# agwi-lab/renderformer

Measured on NVIDIA B200. Metric: frames/sec (512^2, 4096 tris), higher is better.
Workload: dtype bf16

## Files before the change

include/rfb200.h:

```cpp
#ifndef RFB200_H_
#define RFB200_H_

#include <stdint.h>

#ifdef __cplusplus
extern "C" {
#endif

typedef void* rfb_stream_t;

enum {
  RFB_OK = 0,
  RFB_ERR_ARG = -1,
  RFB_ERR_ALIGN = -2,
  RFB_ERR_DRIVER = -3,
  RFB_ERR_TMAP = -4,
  RFB_ERR_LAUNCH = -5
};

enum { RFB_F32 = 0, RFB_BF16 = 1, RFB_F16 = 2 };

int rfb_version(void);
long long rfb_launch_count(void);

// ... 38 lines not shown
  float norm_eps;
  float* out_rscale;
  float* out_sumsq;
  int out_sumsq_ld;
  void* out16;
  int out16_dtype;
  long long ld16;
  const float* col_mul;
  const int* aux_row_map;
  void* vt_out;
  int vt_dtype;
  int vt_split;
  int vt_rows_per_batch;
  long long vt_ld;
  long long vt_batch_stride;
} rfb_gemm_args;

int rfb_gemm(const rfb_gemm_args* a, rfb_stream_t stream);

typedef struct {
  int B, H, Nq, Nk;
  const void* Q;
  long long ldq, q_batch_stride;
  const void* K;
  long long ldk, k_batch_stride;
  const void* Vt;
  long long ldvt, vt_batch_stride;
  void* O;
  long long ldo, o_batch_stride;
  const uint32_t* key_mask_bits;
// ... 79 lines not shown
```

renderformer_b200/csrc/gemm.cu:

```cuda
#include <stdlib.h>

#include <atomic>

#include "host_util.h"
#include "ptx.cuh"

namespace rfb {

std::atomic<long long> g_launch_count{0};

struct GemmKParams {
  int M, N, K;
  int num_m_tiles, num_n_tiles, num_kb;
  int a_mode;
  int H, Wd, Cin, tw, th, tiles_x, tiles_y, kb_per_tap;
  uint32_t idesc;
  int epi;
  const float* bias;
  const void* res1;
  const void* res2;
  int res_dtype;
  long long ldres;
  void* out;
  int out_dtype;
// ... 731 lines not shown
      if (cudaFuncGetAttributes(&fa, gemm_tc_kernel<BN, EK>) != cudaSuccess) return RFB_ERR_LAUNCH;
      if (128 * kRegsGemmWg0 + 256 * kRegsGemmEpi > kGemmThreadsWG * fa.numRegs) {
        fprintf(stderr, "rfb: gemm_tc_kernel<RESID> compiled with %d registers/thread; setmaxnreg split does not fit\n",
                fa.numRegs);
        return RFB_ERR_LAUNCH;
      }
    }
    attr_set = true;
  }
  constexpr int threads = ek_resid(EK) ? kGemmThreadsWG : kGemmThreads;
  gemm_tc_kernel<BN, EK><<<grid, threads, Cfg::kSmemBytes, stream>>>(tmA, tmB, p);
  g_launch_count++;
  return check_launch("gemm_tc_kernel");
}

constexpr int kHaloPitch = 18;
constexpr uint32_t kHaloBytes = kHaloPitch * kHaloPitch * 128;
constexpr uint32_t kHaloStride = 42 * 1024;

template <int BN>
struct HaloCfg {
  static constexpr uint32_t kBBytes = BN * kBK * 2;
  static constexpr int kStages = (BN == 128) ? 6 : 8;
  static constexpr uint32_t kTmemCols = (4 * BN < 32) ? 32 : 4 * BN;
  static constexpr uint32_t kSmemBytes = 2 * kHaloStride + kStages * kBBytes + 1024 + 256 + kEpiStageBytes;
};

template <int BN, int EK>
__global__ void __launch_bounds__(kGemmThreads, 1)
    conv_halo_kernel(const __grid_constant__ CUtensorMap tmA, const __grid_constant__ CUtensorMap tmB,
                     const GemmKParams p) {
  using Cfg = HaloCfg<BN>;
  constexpr int STAGES = Cfg::kStages;
  constexpr uint32_t B_BYTES = Cfg::kBBytes;

  extern __shared__ uint8_t smem_raw[];
  const uint32_t raw_addr = smem_u32(smem_raw);
  uint8_t* smem = smem_raw + ((1024u - (raw_addr & 1023u)) & 1023u);
  uint8_t* sH = smem;
  uint8_t* sB = smem + 2 * kHaloStride;
  uint64_t* bfull = reinterpret_cast<uint64_t*>(sB + STAGES * B_BYTES);
  uint64_t* bempty = bfull + STAGES;
  uint64_t* hfull = bempty + STAGES;
  uint64_t* hempty = hfull + 2;
  uint64_t* tfull = hempty + 2;
  uint64_t* tempty = tfull + 2;
  uint32_t* tmem_slot = reinterpret_cast<uint32_t*>(tempty + 2);
  float* epi_stage = reinterpret_cast<float*>(reinterpret_cast<uint8_t*>(bfull) + 256);

  const int warp = threadIdx.x >> 5;
  const int lane = threadIdx.x & 31;

  if (threadIdx.x == 0) {
    for (int i = 0; i < STAGES; ++i) mbar_init(&bfull[i], 1), mbar_init(&bempty[i], 1);
    for (int i = 0; i < 2; ++i) {
// ... 11 lines not shown
  tc_fence_before();
  __syncthreads();
  tc_fence_after();
  const uint32_t tmem_base = *tmem_slot;

  const int per_img = p.tiles_x * p.tiles_y;
  const int total = p.num_m_tiles;
  const int ncb = p.kb_per_tap;

  if (warp == 0) {
    if (lane == 0) {
      int stage = 0, hb = 0;
      uint32_t phase = 0, hphase = 0;
      for (int tile = blockIdx.x; tile < total; tile += gridDim.x) {
        const int bi = tile / per_img, rr = tile % per_img;
        const int y0 = (rr / p.tiles_x) * 16, x0 = (rr % p.tiles_x) * 16;
        for (int cb = 0; cb < ncb; ++cb) {
          mbar_wait(&hempty[hb], hphase ^ 1);
          mbar_expect_tx(&hfull[hb], kHaloBytes);
          tma_load_4d(sH + hb * kHaloStride, &tmA, &hfull[hb], cb * kBK, x0 - 1, y0 - 1, bi);
          if (++hb == 2) hb = 0, hphase ^= 1;
          for (int tap = 0; tap < 9; ++tap) {
            mbar_wait(&bempty[stage], phase ^ 1);
            mbar_expect_tx(&bfull[stage], B_BYTES);
            tma_load_2d(sB + stage * B_BYTES, &tmB, &bfull[stage], tap * p.Cin + cb * kBK, 0);
            if (++stage == STAGES) stage = 0, phase ^= 1;
          }
        }
      }
    }
  } else if (warp == 1) {
    if (lane == 0) {
      int stage = 0, hb = 0, it = 0;
      uint32_t phase = 0, hphase = 0;
      for (int tile = blockIdx.x; tile < total; tile += gridDim.x, ++it) {
        const int as = it & 1;
        mbar_wait(&tempty[as], ((it >> 1) & 1) ^ 1);
        tc_fence_after();
        const uint32_t d0 = tmem_base + as * 2 * BN;
        for (int cb = 0; cb < ncb; ++cb) {
          mbar_wait(&hfull[hb], hphase);
          tc_fence_after();
          const uint32_t halo = smem_u32(sH + hb * kHaloStride);
          for (int tap = 0; tap < 9; ++tap) {
            mbar_wait(&bfull[stage], phase);
            tc_fence_after();
            const uint64_t bd = umma_desc_sw128(smem_u32(sB + stage * B_BYTES));
            const uint32_t a0 = halo + ((tap / 3) * kHaloPitch + tap % 3) * 128;
#pragma unroll
            for (int t = 0; t < 2; ++t) {
              uint64_t ad = static_cast<uint64_t>(((a0 + t * 8 * 128) >> 4) & 0x3fff);
              ad |= static_cast<uint64_t>((kHaloPitch * 128) >> 4) << 32;
              ad |= static_cast<uint64_t>(1) << 46;
              ad |= static_cast<uint64_t>(2) << 61;
#pragma unroll
              for (int k = 0; k < kBK / 16; ++k)
                umma_f16(d0 + t * BN, ad + 2 * k, bd + 2 * k, p.idesc, (cb | tap | k) != 0);
            }
            umma_commit(&bempty[stage]);
            if (++stage == STAGES) stage = 0, phase ^= 1;
          }
          umma_commit(&hempty[hb]);
          if (++hb == 2) hb = 0, hphase ^= 1;
        }
        umma_commit(&tfull[as]);
      }
    }
  } else {
    const int q = warp & 3;
    const int r = q * 32 + lane;
    int it = 0;
    for (int tile = blockIdx.x; tile < total; tile += gridDim.x, ++it) {
      const int as = it & 1;
      const uint32_t aph = (it >> 1) & 1;
      const int bi = tile / per_img, rr = tile % per_img;
      const int y = (rr / p.tiles_x) * 16 + (r >> 3);
      float* my_stage = epi_stage + (warp - 2) * 32 * 32;
      constexpr int NCH = BN / 32;
      constexpr int HALF = (NCH + 1) / 2;
      const int c_begin = ((warp - 2) >> 2) * HALF;
      const int c_end = (c_begin + HALF < NCH) ? c_begin + HALF : NCH;
#pragma unroll 1
      for (int t = 0; t < 2; ++t) {
        const int x = (rr % p.tiles_x) * 16 + t * 8 + (r & 7);
        const bool valid = (y < p.H) && (x < p.Wd);
        const long long orow = (static_cast<long long>(bi) * p.H + y) * p.Wd + x;
        const int orow_mine = valid ? static_cast<int>(orow) : -1;
        const uint32_t taddr0 = tmem_base + (static_cast<uint32_t>(q * 32) << 16) + as * 2 * BN + t * BN;
        if (p.epi == RFB_EPI_STORE) {
          epilogue_generic_coalesced<EK>(p, my_stage, lane, taddr0, 0, c_begin, c_end, orow_mine, orow_mine, 1.0f,
                                         &tfull[as], aph);
        } else {
// ... 11 lines not shown
      }
      tc_fence_before();
      __syncwarp();
      if (lane == 0) mbar_arrive(&tempty[as]);
    }
  }

  tc_fence_before();
  __syncthreads();
  if (warp == 1) {
    tc_fence_after();
    tmem_dealloc(tmem_base, Cfg::kTmemCols);
  }
}

template <int BN, int EK = EK_GENERIC>
static int launch_conv_halo(const CUtensorMap& tmA, const CUtensorMap& tmB, const GemmKParams& p, int grid,
                            cudaStream_t stream) {
  using Cfg = HaloCfg<BN>;
  static PerDeviceFlag attr_flags;
  bool& attr_set = attr_flags.get();
  if (!attr_set) {
    if (cudaFuncSetAttribute(conv_halo_kernel<BN, EK>, cudaFuncAttributeMaxDynamicSharedMemorySize,
                             Cfg::kSmemBytes) != cudaSuccess)
      return RFB_ERR_LAUNCH;
    attr_set = true;
  }
  conv_halo_kernel<BN, EK><<<grid, kGemmThreads, Cfg::kSmemBytes, stream>>>(tmA, tmB, p);
  g_launch_count++;
  return check_launch("conv_halo_kernel");
}

}

using namespace rfb;

extern "C" int rfb_gemm(const rfb_gemm_args* a, rfb_stream_t stream_) {
  cudaStream_t stream = static_cast<cudaStream_t>(stream_);
  if (!a || !a->A || !a->W || a->M <= 0 || a->N <= 0 || a->K <= 0) return RFB_ERR_ARG;
  if (a->dtype != RFB_BF16 && a->dtype != RFB_F16) return RFB_ERR_ARG;

  GemmKParams p{};
  p.M = a->M, p.N = a->N, p.K = a->K;
// ... 7 lines not shown
  p.in_sumsq_parts = a->in_sumsq_parts > 0 ? a->in_sumsq_parts : 1;
  p.in_rscale = a->in_rscale, p.scale_dim = a->scale_dim, p.out_rscale = a->out_rscale;
  p.inv_norm_dim = a->norm_dim > 0 ? 1.0f / (float)a->norm_dim : 0.f;
  p.norm_eps = a->norm_eps;
  p.out_sumsq = a->out_sumsq, p.out_sumsq_ld = a->out_sumsq_ld;
  p.out16 = a->out16, p.out16_dtype = a->out16_dtype, p.ld16 = a->ld16;
  p.col_mul = a->col_mul, p.aux_row_map = a->aux_row_map;
  p.vt_out = a->vt_out, p.vt_dtype = a->vt_dtype, p.vt_split = a->vt_split;
  p.vt_rows_per_batch = a->vt_rows_per_batch, p.vt_ld = a->vt_ld, p.vt_batch_stride = a->vt_batch_stride;
  if (a->vt_out) {
    if (a->a_mode != RFB_A_LINEAR || a->epi != RFB_EPI_STORE || a->row_map || a->vt_split <= 0 || a->vt_split >= a->N ||
        a->vt_split % 256 || (a->vt_dtype != RFB_BF16 && a->vt_dtype != RFB_F16) || a->vt_ld < 1 ||
        (a->in_rscale && a->scale_dim == 1))
      return RFB_ERR_ARG;
  }
  const bool fused_any = a->in_sumsq || a->in_rscale || a->out_rscale || a->out_sumsq || a->out16 || a->col_mul;
  if (a->in_sumsq && (a->norm_dim <= 0 || a->in_rscale || p.in_sumsq_parts > p.in_sumsq_ld)) return RFB_ERR_ARG;
  if (a->in_rscale && a->scale_dim != 0 && a->scale_dim != 1) return RFB_ERR_ARG;
  if (a->out_rscale && !a->in_sumsq) return RFB_ERR_ARG;
  const bool epi_final = a->epi == RFB_EPI_FINAL || a->epi == RFB_EPI_FINAL_RAW;
  if (fused_any && epi_final) return RFB_ERR_ARG;
  if (a->epi == RFB_EPI_SWIGLU && (a->out_rscale || a->out_sumsq || a->out16 || a->col_mul ||
                                   (a->in_rscale && a->scale_dim != 0)))
    return RFB_ERR_ARG;
  if (a->out16 && (a->ld16 % 8 || (a->out16_dtype != RFB_BF16 && a->out16_dtype != RFB_F16))) return RFB_ERR_ARG;
  if (a->out16 && a->N % 8) return RFB_ERR_ARG;
  const int n_plain = a->vt_out ? a->vt_split : a->N;
  if (a->out_sumsq && (n_plain % 128 || a->out_sumsq_ld < n_plain / 128)) return RFB_ERR_ARG;
  if (a->res2 && (a->res_dtype == RFB_F32 || !a->res1)) return RFB_ERR_ARG;

  const bool resid_kind = a->epi == RFB_EPI_STORE && a->a_mode == RFB_A_LINEAR && a->N % 256 == 0 && a->out16 &&
                          a->out_sumsq && !a->bias && !a->res2 && !a->out_act && !a->vt_out && !a->col_mul &&
                          !(a->in_rscale && a->scale_dim == 1) && a->out && a->out_dtype == RFB_F32 && a->res1 &&
                          a->res_dtype == RFB_F32;
  const int sms = num_sms();
  const long long m_tiles_lin = (a->M + kBM - 1) / kBM;
  int bn = a->bn_override;
  if (a->vt_out) {
    if (bn != 0 && bn != 256) return RFB_ERR_ARG;
    bn = 256;
  }
  if (a->out_sumsq) {
// ... 18 lines not shown
  }
  if (bn != 32 && bn != 64 && bn != 128 && bn != 256) return RFB_ERR_ARG;

  if (a->epi == RFB_EPI_STORE) {
    p.n_store = (n_plain + 7) & ~7;
    if (p.n_store > a->ldo) return RFB_ERR_ARG;
    if ((a->bias || a->res1 || a->res2) && (a->N % 8) != 0) return RFB_ERR_ARG;
    if (!a->out && !a->out_act && !a->out16) return RFB_ERR_ARG;
    const int align = (a->out_dtype == RFB_F32) ? 4 : 8;
    if (a->ldo % align) return RFB_ERR_ALIGN;
    if ((a->res1 || a->res2) && a->ldres % ((a->res_dtype == RFB_F32) ? 4 : 8)) return RFB_ERR_ALIGN;
  } else if (a->epi == RFB_EPI_SWIGLU) {
    if (a->N % 32 || !a->out || a->out_dtype == RFB_F32 || a->ldo % 8) return RFB_ERR_ARG;
    p.n_store = a->N;
  } else if (epi_final) {
    if (a->N != 32 || !a->out || !a->bias || !a->w2 || !a->b2) return RFB_ERR_ARG;
    bn = 32;
    p.n_store = 32;
  } else {
    return RFB_ERR_ARG;
  }

  CUtensorMap tmA, tmB;
  int rc;
  if (a->a_mode == RFB_A_LINEAR) {
    uint64_t dims[2] = {(uint64_t)a->K, (uint64_t)a->M};
    uint64_t strides[1] = {(uint64_t)a->lda * 2};
    uint32_t box[2] = {(uint32_t)kBK, (uint32_t)kBM};
    if ((rc = make_tmap_16b(&tmA, a->dtype, a->A, 2, dims, strides, box)) != RFB_OK) return rc;
    p.num_m_tiles = (a->M + kBM - 1) / kBM;
    p.num_kb = (a->K + kBK - 1) / kBK;
  } else if (a->a_mode == RFB_A_CONV3X3) {
    if (a->B <= 0 || a->H <= 0 || a->Wd <= 0 || a->Cin <= 0 || a->K != 9 * a->Cin ||
        a->M != a->B * a->H * a->Wd || a->row_map)
      return RFB_ERR_ARG;
    {
      static int halo_on = -1;
      if (halo_on < 0) {
        const char* e = getenv("RFB_CONV_HALO");
        halo_on = (e && e[0] == '0') ? 0 : 1;
      }
      const int stx = (a->Wd + 15) / 16, sty = (a->H + 15) / 16;
      const long long n_super = (long long)a->B * stx * sty;
      if (halo_on && a->Cin % 64 == 0 && a->N == bn && (bn == 128 || bn == 64 || bn == 32) && n_super >= 96 &&
          !fused_any && !a->vt_out && !p.direct_store) {
        p.H = a->H, p.Wd = a->Wd, p.Cin = a->Cin;
        p.tw = 8, p.th = 16, p.tiles_x = stx, p.tiles_y = sty, p.kb_per_tap = a->Cin / kBK;
        p.num_m_tiles = (int)n_super, p.num_n_tiles = 1, p.num_kb = 9 * p.kb_per_tap;
        uint64_t dims[4] = {(uint64_t)a->Cin, (uint64_t)a->Wd, (uint64_t)a->H, (uint64_t)a->B};
        uint64_t strides[3] = {(uint64_t)a->Cin * 2, (uint64_t)a->Wd * a->Cin * 2, (uint64_t)a->H * a->Wd * a->Cin * 2};
        uint32_t box[4] = {(uint32_t)kBK, (uint32_t)kHaloPitch, (uint32_t)kHaloPitch, 1};
        if ((rc = make_tmap_16b(&tmA, a->dtype, a->A, 4, dims, strides, box)) != RFB_OK) return rc;
        uint64_t wd[2] = {(uint64_t)a->K, (uint64_t)a->N};
        uint64_t ws[1] = {(uint64_t)a->ldw * 2};
        uint32_t wb[2] = {(uint32_t)kBK, (uint32_t)bn};
        if ((rc = make_tmap_16b(&tmB, a->dtype, a->W, 2, wd, ws, wb)) != RFB_OK) return rc;
        p.idesc = umma_idesc_f16(a->dtype == RFB_BF16 ? 1u : 0u, kBM, bn);
        const int cap = a->max_ctas > 0 ? a->max_ctas : num_sms();
        const int grid = (int)(n_super < cap ? n_super : cap);
        if (bn == 64) return launch_conv_halo<64>(tmA, tmB, p, grid, stream);
        if (bn == 32) return launch_conv_halo<32>(tmA, tmB, p, grid, stream);
        if (a->epi == RFB_EPI_STORE && a->dtype == RFB_F16 && a->out_dtype == RFB_F16 &&
            (!a->res1 || a->res_dtype == RFB_F16)) {
          const int cm = (a->out ? CF_OUT : 0) | (a->out_act ? CF_ACT : 0) | (a->bias ? CF_BIAS : 0) |
                         (a->res1 ? CF_RES1 : 0) | (a->res2 ? CF_RES2 : 0);
          switch (cm) {
// ... 55 lines not shown
  if (bn == 128 && a->out_sumsq) {
    if (p.direct_store) return RFB_ERR_ARG;
    return a->out16_dtype == RFB_F16 ? launch_gemm<128, EK_RESID_H>(tmA, tmB, p, grid, stream)
                                     : launch_gemm<128, EK_RESID>(tmA, tmB, p, grid, stream);
  }
  if (bn == 256 && a->N % 256 == 0 && a->epi == RFB_EPI_STORE && !p.direct_store && a->out16 &&
      a->out_sumsq && !a->bias && !a->res2 && !a->out_act && !(a->in_rscale && a->scale_dim == 1)) {
    const bool half = a->out16_dtype == RFB_F16;
    if (a->out && a->out_dtype == RFB_F32 && a->res1 && a->res_dtype == RFB_F32 && !a->col_mul)
      return half ? launch_gemm<256, EK_RESID_H>(tmA, tmB, p, grid, stream)
                  : launch_gemm<256, EK_RESID>(tmA, tmB, p, grid, stream);
    if (!a->out && !a->res1 && a->col_mul)
      return half ? launch_gemm<256, EK_PROJ16_H>(tmA, tmB, p, grid, stream)
                  : launch_gemm<256, EK_PROJ16>(tmA, tmB, p, grid, stream);
  }
  if (bn == 128 && a->a_mode == RFB_A_CONV3X3 && a->epi == RFB_EPI_STORE && !p.direct_store && !fused_any && !a->vt_out &&
      a->dtype == RFB_F16 && a->out_dtype == RFB_F16 && (!a->res1 || a->res_dtype == RFB_F16) && a->N % 128 == 0) {
    const int cm = (a->out ? CF_OUT : 0) | (a->out_act ? CF_ACT : 0) | (a->bias ? CF_BIAS : 0) | (a->res1 ? CF_RES1 : 0) |
                   (a->res2 ? CF_RES2 : 0);
    switch (cm) {
      case CF_OUT | CF_ACT: return launch_gemm<128, EK_CONV + (CF_OUT | CF_ACT)>(tmA, tmB, p, grid, stream);
      case CF_ACT | CF_BIAS: return launch_gemm<128, EK_CONV + (CF_ACT | CF_BIAS)>(tmA, tmB, p, grid, stream);
      case CF_OUT | CF_BIAS | CF_RES1:
        return launch_gemm<128, EK_CONV + (CF_OUT | CF_BIAS | CF_RES1)>(tmA, tmB, p, grid, stream);
      case CF_OUT | CF_ACT | CF_BIAS | CF_RES1:
        return launch_gemm<128, EK_CONV + (CF_OUT | CF_ACT | CF_BIAS | CF_RES1)>(tmA, tmB, p, grid, stream);
      case CF_OUT | CF_BIAS | CF_RES1 | CF_RES2:
        return launch_gemm<128, EK_CONV + (CF_OUT | CF_BIAS | CF_RES1 | CF_RES2)>(tmA, tmB, p, grid, stream);
      case CF_OUT | CF_ACT | CF_BIAS | CF_RES1 | CF_RES2:
        return launch_gemm<128, EK_CONV + (CF_OUT | CF_ACT | CF_BIAS | CF_RES1 | CF_RES2)>(tmA, tmB, p, grid, stream);
      default: break;
    }
  }
  switch (bn) {
    case 32: return launch_gemm<32>(tmA, tmB, p, grid, stream);
// ... 9 lines not shown
```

» **Goal of the exercise**
Find and copy every line in the entries above where the string "extern" occurs.

» **Solution to this problem**
extern "C" {
  extern __shared__ uint8_t smem_raw[];
extern "C" int rfb_gemm(const rfb_gemm_args* a, rfb_stream_t stream_) {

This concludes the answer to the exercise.